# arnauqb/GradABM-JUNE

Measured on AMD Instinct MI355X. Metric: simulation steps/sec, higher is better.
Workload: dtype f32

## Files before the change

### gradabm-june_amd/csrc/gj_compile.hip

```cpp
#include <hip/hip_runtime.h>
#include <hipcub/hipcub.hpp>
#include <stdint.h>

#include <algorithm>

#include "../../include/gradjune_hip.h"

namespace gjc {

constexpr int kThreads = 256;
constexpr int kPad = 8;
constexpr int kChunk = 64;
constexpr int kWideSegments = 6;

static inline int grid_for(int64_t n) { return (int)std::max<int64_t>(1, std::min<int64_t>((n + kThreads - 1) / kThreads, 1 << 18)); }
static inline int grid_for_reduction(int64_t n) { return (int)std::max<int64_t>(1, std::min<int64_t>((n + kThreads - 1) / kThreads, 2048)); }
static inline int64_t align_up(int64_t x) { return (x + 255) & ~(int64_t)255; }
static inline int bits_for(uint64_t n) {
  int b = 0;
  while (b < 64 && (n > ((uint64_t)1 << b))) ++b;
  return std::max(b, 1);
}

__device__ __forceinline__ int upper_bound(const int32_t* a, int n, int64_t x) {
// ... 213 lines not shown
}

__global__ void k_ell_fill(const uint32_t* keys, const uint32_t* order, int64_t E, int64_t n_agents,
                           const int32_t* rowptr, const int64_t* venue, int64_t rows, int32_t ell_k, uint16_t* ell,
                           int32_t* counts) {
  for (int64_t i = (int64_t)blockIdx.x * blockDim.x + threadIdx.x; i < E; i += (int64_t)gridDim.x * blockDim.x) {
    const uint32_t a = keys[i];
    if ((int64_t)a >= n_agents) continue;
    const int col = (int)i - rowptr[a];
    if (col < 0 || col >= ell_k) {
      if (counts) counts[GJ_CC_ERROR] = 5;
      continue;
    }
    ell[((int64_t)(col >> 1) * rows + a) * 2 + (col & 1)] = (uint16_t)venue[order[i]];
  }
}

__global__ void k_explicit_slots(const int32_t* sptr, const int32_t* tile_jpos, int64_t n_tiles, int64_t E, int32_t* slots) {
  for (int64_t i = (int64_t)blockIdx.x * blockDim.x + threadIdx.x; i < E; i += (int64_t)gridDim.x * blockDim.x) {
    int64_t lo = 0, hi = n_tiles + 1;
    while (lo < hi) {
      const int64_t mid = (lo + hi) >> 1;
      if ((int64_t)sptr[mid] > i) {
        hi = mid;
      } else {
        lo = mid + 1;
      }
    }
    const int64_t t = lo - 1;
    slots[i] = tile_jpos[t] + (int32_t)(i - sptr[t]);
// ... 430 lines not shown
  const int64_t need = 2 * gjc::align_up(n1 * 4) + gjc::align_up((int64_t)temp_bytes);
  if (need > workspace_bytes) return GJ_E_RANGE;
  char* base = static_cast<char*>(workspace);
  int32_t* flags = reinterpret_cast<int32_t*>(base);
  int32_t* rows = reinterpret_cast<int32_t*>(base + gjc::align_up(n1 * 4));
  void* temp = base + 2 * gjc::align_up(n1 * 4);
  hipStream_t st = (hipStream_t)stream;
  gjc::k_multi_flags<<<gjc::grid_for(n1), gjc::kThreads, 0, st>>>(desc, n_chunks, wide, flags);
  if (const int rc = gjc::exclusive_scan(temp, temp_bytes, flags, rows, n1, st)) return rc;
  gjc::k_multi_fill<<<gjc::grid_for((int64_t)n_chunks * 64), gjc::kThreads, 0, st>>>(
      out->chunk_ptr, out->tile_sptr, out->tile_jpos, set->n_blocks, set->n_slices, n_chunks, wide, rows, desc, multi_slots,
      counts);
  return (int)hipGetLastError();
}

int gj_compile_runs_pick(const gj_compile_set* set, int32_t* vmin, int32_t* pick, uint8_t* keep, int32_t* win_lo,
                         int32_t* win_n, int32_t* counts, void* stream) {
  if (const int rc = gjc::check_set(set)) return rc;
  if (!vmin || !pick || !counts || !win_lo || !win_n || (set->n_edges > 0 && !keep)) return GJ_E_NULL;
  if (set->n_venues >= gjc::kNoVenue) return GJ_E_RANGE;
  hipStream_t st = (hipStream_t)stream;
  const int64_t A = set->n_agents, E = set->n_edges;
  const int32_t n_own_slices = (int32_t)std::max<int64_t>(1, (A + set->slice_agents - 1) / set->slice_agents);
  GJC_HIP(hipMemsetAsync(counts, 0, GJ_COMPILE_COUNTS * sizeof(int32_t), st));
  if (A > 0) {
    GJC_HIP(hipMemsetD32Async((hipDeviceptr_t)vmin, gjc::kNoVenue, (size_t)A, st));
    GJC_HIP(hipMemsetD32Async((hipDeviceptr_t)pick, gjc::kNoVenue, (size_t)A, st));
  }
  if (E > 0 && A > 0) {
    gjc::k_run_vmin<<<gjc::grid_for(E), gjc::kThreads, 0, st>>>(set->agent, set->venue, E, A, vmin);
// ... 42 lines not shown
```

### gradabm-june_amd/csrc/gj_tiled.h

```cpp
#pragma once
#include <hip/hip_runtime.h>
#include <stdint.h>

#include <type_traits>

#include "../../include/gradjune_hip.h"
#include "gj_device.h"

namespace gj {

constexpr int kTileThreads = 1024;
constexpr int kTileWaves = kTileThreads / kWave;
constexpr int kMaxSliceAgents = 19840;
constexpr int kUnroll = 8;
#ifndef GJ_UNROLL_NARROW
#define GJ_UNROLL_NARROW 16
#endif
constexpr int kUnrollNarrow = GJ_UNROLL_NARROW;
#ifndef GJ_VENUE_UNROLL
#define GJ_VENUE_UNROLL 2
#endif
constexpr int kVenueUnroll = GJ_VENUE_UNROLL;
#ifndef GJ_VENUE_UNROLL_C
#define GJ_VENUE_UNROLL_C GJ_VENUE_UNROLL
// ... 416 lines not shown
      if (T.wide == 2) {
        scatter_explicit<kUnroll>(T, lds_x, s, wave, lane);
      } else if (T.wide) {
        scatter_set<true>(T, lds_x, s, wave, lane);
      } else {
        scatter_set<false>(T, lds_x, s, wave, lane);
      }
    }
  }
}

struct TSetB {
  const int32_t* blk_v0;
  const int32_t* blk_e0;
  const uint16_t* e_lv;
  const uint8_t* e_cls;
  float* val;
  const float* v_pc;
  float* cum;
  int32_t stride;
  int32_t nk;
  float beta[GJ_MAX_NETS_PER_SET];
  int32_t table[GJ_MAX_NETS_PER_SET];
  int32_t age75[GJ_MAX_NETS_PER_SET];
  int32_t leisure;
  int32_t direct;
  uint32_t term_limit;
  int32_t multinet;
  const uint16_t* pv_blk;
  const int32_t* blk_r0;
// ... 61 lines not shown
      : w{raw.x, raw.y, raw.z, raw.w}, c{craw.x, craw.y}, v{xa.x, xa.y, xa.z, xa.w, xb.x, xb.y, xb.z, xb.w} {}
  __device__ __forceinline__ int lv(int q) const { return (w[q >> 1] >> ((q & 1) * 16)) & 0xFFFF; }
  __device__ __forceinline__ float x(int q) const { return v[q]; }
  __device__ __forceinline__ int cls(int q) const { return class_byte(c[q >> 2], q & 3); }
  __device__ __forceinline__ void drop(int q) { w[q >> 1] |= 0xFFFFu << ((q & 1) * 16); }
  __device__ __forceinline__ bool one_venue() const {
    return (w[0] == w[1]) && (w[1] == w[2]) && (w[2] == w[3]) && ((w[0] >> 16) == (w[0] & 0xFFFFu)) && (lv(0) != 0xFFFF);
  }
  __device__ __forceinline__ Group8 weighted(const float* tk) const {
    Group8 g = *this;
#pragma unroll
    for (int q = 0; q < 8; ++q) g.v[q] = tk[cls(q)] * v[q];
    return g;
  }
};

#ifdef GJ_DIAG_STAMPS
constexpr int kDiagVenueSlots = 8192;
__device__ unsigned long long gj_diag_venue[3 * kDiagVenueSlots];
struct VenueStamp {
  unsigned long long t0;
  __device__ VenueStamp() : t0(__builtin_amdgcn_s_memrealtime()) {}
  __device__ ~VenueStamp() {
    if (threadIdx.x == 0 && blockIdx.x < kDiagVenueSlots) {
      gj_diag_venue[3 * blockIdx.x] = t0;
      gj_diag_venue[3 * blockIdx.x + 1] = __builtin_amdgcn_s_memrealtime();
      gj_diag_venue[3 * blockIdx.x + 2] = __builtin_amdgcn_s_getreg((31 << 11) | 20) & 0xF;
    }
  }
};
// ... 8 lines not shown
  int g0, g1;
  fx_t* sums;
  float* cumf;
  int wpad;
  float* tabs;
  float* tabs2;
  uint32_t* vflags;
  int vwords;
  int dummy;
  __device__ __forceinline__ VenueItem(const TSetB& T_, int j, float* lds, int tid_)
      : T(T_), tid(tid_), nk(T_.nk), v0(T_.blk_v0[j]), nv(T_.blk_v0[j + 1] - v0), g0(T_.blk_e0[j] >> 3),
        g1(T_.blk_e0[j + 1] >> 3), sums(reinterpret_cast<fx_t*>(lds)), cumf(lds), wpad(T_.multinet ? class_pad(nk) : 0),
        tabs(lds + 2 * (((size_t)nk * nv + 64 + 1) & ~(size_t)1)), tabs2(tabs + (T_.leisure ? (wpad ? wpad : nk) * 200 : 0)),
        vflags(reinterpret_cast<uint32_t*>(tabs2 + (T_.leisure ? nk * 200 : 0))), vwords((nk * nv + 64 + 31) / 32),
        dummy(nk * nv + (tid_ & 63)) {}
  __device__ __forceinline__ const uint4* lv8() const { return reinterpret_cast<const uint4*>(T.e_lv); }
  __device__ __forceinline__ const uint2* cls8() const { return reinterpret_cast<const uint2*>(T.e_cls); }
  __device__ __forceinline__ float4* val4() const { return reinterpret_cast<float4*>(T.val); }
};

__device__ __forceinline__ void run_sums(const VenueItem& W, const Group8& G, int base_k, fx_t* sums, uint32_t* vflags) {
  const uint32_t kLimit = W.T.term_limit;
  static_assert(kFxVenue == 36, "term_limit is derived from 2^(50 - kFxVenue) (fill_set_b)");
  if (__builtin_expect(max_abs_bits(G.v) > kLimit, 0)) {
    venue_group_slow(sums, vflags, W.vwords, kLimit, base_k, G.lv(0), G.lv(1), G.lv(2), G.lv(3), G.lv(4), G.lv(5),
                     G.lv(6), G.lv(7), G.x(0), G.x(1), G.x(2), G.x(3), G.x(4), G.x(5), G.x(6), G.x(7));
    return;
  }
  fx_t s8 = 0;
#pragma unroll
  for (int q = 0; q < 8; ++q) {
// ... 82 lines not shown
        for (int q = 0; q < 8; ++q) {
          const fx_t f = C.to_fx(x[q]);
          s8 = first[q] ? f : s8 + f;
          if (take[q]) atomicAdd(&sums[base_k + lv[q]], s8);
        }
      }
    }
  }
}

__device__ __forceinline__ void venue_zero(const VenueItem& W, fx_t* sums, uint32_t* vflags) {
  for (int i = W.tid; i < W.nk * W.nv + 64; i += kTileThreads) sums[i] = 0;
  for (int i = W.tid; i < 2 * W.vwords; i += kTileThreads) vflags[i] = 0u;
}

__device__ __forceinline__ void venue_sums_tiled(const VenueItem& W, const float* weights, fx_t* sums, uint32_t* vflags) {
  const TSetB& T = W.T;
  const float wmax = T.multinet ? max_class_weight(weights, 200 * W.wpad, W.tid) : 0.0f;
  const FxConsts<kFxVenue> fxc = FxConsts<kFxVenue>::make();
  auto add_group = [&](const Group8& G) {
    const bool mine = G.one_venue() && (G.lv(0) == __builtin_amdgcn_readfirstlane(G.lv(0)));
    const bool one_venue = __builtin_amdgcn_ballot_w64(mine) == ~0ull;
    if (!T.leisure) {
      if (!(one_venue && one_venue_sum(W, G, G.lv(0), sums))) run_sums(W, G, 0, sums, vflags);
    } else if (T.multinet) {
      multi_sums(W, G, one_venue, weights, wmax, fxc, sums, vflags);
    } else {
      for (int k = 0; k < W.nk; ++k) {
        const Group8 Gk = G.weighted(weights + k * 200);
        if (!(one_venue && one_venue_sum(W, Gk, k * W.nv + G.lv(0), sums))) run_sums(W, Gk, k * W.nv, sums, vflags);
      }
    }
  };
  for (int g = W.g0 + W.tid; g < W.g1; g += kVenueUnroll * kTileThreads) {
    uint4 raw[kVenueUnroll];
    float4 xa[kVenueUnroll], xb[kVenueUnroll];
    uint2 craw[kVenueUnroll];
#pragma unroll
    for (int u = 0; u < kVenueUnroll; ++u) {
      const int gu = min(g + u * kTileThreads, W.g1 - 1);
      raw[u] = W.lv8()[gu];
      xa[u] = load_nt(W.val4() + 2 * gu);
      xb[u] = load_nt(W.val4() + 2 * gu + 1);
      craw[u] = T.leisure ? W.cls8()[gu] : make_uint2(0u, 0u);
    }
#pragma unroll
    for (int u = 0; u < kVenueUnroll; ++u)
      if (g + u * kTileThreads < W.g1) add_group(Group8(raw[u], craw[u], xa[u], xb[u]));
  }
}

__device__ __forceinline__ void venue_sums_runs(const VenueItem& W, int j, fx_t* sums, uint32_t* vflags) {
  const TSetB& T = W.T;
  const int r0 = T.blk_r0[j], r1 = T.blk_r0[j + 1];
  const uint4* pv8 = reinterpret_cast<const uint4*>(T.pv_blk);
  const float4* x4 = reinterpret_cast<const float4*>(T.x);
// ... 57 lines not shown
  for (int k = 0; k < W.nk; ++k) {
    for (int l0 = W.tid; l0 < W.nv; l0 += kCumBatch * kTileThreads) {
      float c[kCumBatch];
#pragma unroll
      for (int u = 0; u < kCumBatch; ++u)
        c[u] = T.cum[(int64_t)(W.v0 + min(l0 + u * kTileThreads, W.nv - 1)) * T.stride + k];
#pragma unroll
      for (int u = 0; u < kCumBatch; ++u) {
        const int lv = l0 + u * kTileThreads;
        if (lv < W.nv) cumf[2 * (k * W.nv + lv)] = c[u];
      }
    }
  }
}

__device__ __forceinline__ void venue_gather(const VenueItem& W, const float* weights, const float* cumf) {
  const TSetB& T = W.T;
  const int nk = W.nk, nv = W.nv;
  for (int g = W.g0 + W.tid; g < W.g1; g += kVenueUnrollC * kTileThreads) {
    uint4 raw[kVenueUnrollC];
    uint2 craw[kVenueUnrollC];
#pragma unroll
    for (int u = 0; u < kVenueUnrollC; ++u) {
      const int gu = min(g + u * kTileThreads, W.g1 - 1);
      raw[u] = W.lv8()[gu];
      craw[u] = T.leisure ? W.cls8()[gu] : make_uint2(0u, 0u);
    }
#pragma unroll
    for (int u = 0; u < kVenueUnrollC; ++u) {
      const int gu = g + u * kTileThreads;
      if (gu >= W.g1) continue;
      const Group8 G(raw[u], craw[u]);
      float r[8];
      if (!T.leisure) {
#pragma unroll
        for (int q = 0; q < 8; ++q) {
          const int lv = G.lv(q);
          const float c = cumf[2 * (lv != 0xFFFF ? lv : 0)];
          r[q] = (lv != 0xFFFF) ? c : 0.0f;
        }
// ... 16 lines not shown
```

Task requirements
Each line in the data where the string "kThreads" occurs should be identified and copied.

Exercise result
constexpr int kThreads = 256;
static inline int grid_for(int64_t n) { return (int)std::max<int64_t>(1, std::min<int64_t>((n + kThreads - 1) / kThreads, 1 << 18)); }
static inline int grid_for_reduction(int64_t n) { return (int)std::max<int64_t>(1, std::min<int64_t>((n + kThreads - 1) / kThreads, 2048)); }
  gjc::k_multi_flags<<<gjc::grid_for(n1), gjc::kThreads, 0, st>>>(desc, n_chunks, wide, flags);
  gjc::k_multi_fill<<<gjc::grid_for((int64_t)n_chunks * 64), gjc::kThreads, 0, st>>>(
    gjc::k_run_vmin<<<gjc::grid_for(E), gjc::kThreads, 0, st>>>(set->agent, set->venue, E, A, vmin);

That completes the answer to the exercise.